● WHAT YOU HAVE TO DO
Work out how many lines below hold the string "rstd" and state only that figure.

==== SUPPLIED ENTRIES ====

# zju3dv/OnePose_Plus_Plus

Measured on AMD Instinct MI355X. Metric: query images/sec (2D-3D match fwd) at 512x512 img x 5k pts, higher is better.
Workload: dtype f32 (operands as exact bf16 triples, f32 accumulate)

## Files before the change

### onepose_plus_plus_amd/csrc/enc_layer64.hip

```cpp
#include <stdlib.h>

#include <type_traits>

#include "enc_frag.h"

namespace {

constexpr int R64 = 64, C = 256, NW = 8, NT = 512, D = 32;
constexpr int SA = a_stride_bytes(C);
constexpr int SS = C + 4;
constexpr int OFF_S = R64 * SA, OFF_Z = OFF_S + 32 * SS * 4;
constexpr size_t kLds64 = OFF_Z + 1024;

__global__ __launch_bounds__(NT) void enc_layer64_kernel(const OppEncChain a) {
  extern __shared__ __attribute__((aligned(16))) char smem[];
  char* A = smem;
  float* S = reinterpret_cast<float*>(smem + OFF_S);
  float* z_sh = reinterpret_cast<float*>(smem + OFF_Z);

  const int tid = threadIdx.x, lane = tid & 63;
  const int wave = __builtin_amdgcn_readfirstlane(tid >> 6);
  const int half = lane >> 5, l31 = lane & 31;

  const int chunks0 = (a.len0 + R64 - 1) / R64;
  const int stream = (int)blockIdx.x >= chunks0 ? 1 : 0;
  const int cidx = stream ? blockIdx.x - chunks0 : blockIdx.x;
  const int seg_len = stream ? a.len1 : a.len0;
  const int row0 = (stream ? a.len0 : 0) + cidx * R64;
  const int nrows = min(R64, seg_len - cidx * R64);
  const float* qrows = (stream && a.q1 != nullptr) ? a.q1 + (size_t)(cidx * R64) * a.ldq : a.q + (size_t)row0 * a.ldq;

  const char* a_lane = A + l31 * SA + half * 48;
  auto gemm = [&](auto ntile_c, auto depth_c, auto s0_c, auto s1_c, auto ks_c, const void* wf, int t0, f32x16 (&acc)[2][decltype(ntile_c)::value], int tstep = 1) {
    constexpr int NTILE = decltype(ntile_c)::value, DEPTH = decltype(depth_c)::value;
    constexpr int S0 = decltype(s0_c)::value, S1 = decltype(s1_c)::value, KS = decltype(ks_c)::value;
    constexpr int NSTEP = S1 - S0;
    const __amdgpu_buffer_rsrc_t rsrc = __builtin_amdgcn_make_buffer_rsrc(const_cast<void*>(wf), 0, 0x7fffffff, 0x00020000);
    const int voff = lane * 16;
    u32x4 bq[DEPTH][NTILE][3];
    u32x4 af[2][2][3];
    auto load_b = [&](int s, int slot) {
#pragma unroll
      for (int j = 0; j < NTILE; ++j)
#pragma unroll
        for (int p = 0; p < 3; ++p)
          bq[slot][j][p] = __builtin_amdgcn_raw_buffer_load_b128(rsrc, voff, (((t0 + j * tstep) * KS + S0 + s) * 3 + p) * 1024, 0);
    };
    auto load_a = [&](int s, int slot) {
#pragma unroll
      for (int i = 0; i < 2; ++i)
#pragma unroll
        for (int q = 0; q < 3; ++q) af[slot][i][q] = *reinterpret_cast<const u32x4*>(a_lane + i * 32 * SA + s * 96 + q * 16);
    };
#pragma unroll
    for (int s = 0; s < DEPTH && s < NSTEP; ++s) load_b(s, s);
    load_a(0, 0);
    __builtin_amdgcn_sched_barrier(0);
    constexpr int PA[6] = {2, 0, 1, 1, 0, 0};
    constexpr int PB[6] = {0, 2, 1, 0, 1, 0};
#pragma unroll
    for (int s = 0; s < NSTEP; ++s) {
      if (s + 1 < NSTEP) load_a(s + 1, (s + 1) & 1);
#pragma unroll
      for (int pr = 0; pr < 6; ++pr)
#pragma unroll
        for (int i = 0; i < 2; ++i)
#pragma unroll
          for (int j = 0; j < NTILE; ++j)
            acc[i][j] = __builtin_amdgcn_mfma_f32_32x32x16_bf16(__builtin_bit_cast(bf16x8, af[s & 1][i][PA[pr]]),
                                                                 __builtin_bit_cast(bf16x8, bq[s % DEPTH][j][PB[pr]]), acc[i][j], 0, 0, 0);
      if (s + DEPTH < NSTEP) load_b(s + DEPTH, s % DEPTH);
      __builtin_amdgcn_sched_barrier(0);
    }
  };
  auto ic = [](auto v) { return v; };
  (void)ic;
  auto stage = [&](const f32x16& t, int col0, bool relu) {
#pragma unroll
    for (int r = 0; r < 16; ++r) {
      const int row = (r & 3) + 8 * (r >> 2) + 4 * half;
      float v = t[r];
      if (relu) v = v < 0.f ? 0.f : v;
      S[row * SS + col0 + l31] = v;
    }
  };
  auto split_staged = [&](int rb, int g0) {
#pragma unroll
    for (int i = 0; i < 32 * (C / 8) / NT; ++i) {
      const int p = tid + i * NT;
      const int r = p / (C / 8), g = p - r * (C / 8);
      const float4* s4 = reinterpret_cast<const float4*>(S + r * SS + g * 8);
      split8_store(s4[0], s4[1], A + (rb + r) * SA + (g0 + g) * 48);
    }
  };
  typedef float vec_t __attribute__((ext_vector_type(4)));
  auto layernorm_rows = [&](const float* gamma, const float* beta, float eps, auto mode_c, int rb) {
    constexpr int MODE = decltype(mode_c)::value;
    const vec_t gmv = *reinterpret_cast<const vec_t*>(gamma + lane * 4);
    const vec_t btv = *reinterpret_cast<const vec_t*>(beta + lane * 4);
    constexpr int RPW = 32 / NW;
    float v[RPW][4], sm[RPW], mean[RPW], rstd[RPW];
#pragma unroll
    for (int r = 0; r < RPW; ++r) {
      const vec_t t = *reinterpret_cast<const vec_t*>(S + (wave * RPW + r) * SS + lane * 4);
      sm[r] = 0.f;
#pragma unroll
      for (int i = 0; i < 4; ++i) {
        v[r][i] = t[i];
        sm[r] += t[i];
      }
    }
#pragma unroll
    for (int r = 0; r < RPW; ++r) sm[r] = opp_wave_sum_dpp(sm[r]);
#pragma unroll
    for (int r = 0; r < RPW; ++r) {
      mean[r] = sm[r] / (float)C;
      sm[r] = 0.f;
#pragma unroll
      for (int i = 0; i < 4; ++i) {
        const float d = v[r][i] - mean[r];
        sm[r] = opp_ln_sq_acc(d, sm[r]);
      }
    }
#pragma unroll
    for (int r = 0; r < RPW; ++r) sm[r] = opp_wave_sum_dpp(sm[r]);
#pragma unroll
    for (int r = 0; r < RPW; ++r) rstd[r] = 1.0f / sqrtf(sm[r] / (float)C + eps);
#pragma unroll
    for (int r = 0; r < RPW; ++r) {
      const int lr = rb + wave * RPW + r;
      float y[4];
#pragma unroll
      for (int i = 0; i < 4; ++i) y[i] = opp_ln_affine(v[r][i], mean[r], rstd[r], gmv[i], btv[i]);
      if constexpr (MODE != 0) {
        if (lr < nrows) {
          const vec_t xr = *reinterpret_cast<const vec_t*>(a.X + (size_t)(row0 + lr) * a.ldx + lane * 4);
          vec_t o;
#pragma unroll
          for (int i = 0; i < 4; ++i) o[i] = xr[i] + y[i];
          *reinterpret_cast<vec_t*>(a.out + (size_t)(row0 + lr) * a.ldo + lane * 4) = o;
#pragma unroll
          for (int i = 0; i < 4; ++i) y[i] = o[i];
        } else {
#pragma unroll
          for (int i = 0; i < 4; ++i) y[i] = 0.f;
        }
      }
      if constexpr (MODE != 1) {
        char* g = A + lr * SA + ((lane * 4) >> 3) * 48 + ((lane * 4) & 7) * 2;
#pragma unroll
        for (int i = 0; i < 4; i += 2) {
          unsigned hi, mid, lo;
          split2(y[i], y[i + 1], hi, mid, lo);
          *reinterpret_cast<unsigned*>(g + i * 2) = hi;
          *reinterpret_cast<unsigned*>(g + 16 + i * 2) = mid;
          *reinterpret_cast<unsigned*>(g + 32 + i * 2) = lo;
        }
      }
    }
  };
  auto zero2 = [](auto& acc) {
#pragma unroll
    for (auto& row : acc)
#pragma unroll
      for (auto& t : row)
#pragma unroll
        for (int r = 0; r < 16; ++r) t[r] = 0.f;
  };
  using I0 = std::integral_constant<int, 0>;
  using I1 = std::integral_constant<int, 1>;
  using I2 = std::integral_constant<int, 2>;
  using I3 = std::integral_constant<int, 3>;
  using I4 = std::integral_constant<int, 4>;
  using I16 = std::integral_constant<int, 16>;
  using I32 = std::integral_constant<int, 32>;
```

====

● TASK SOLUTION
3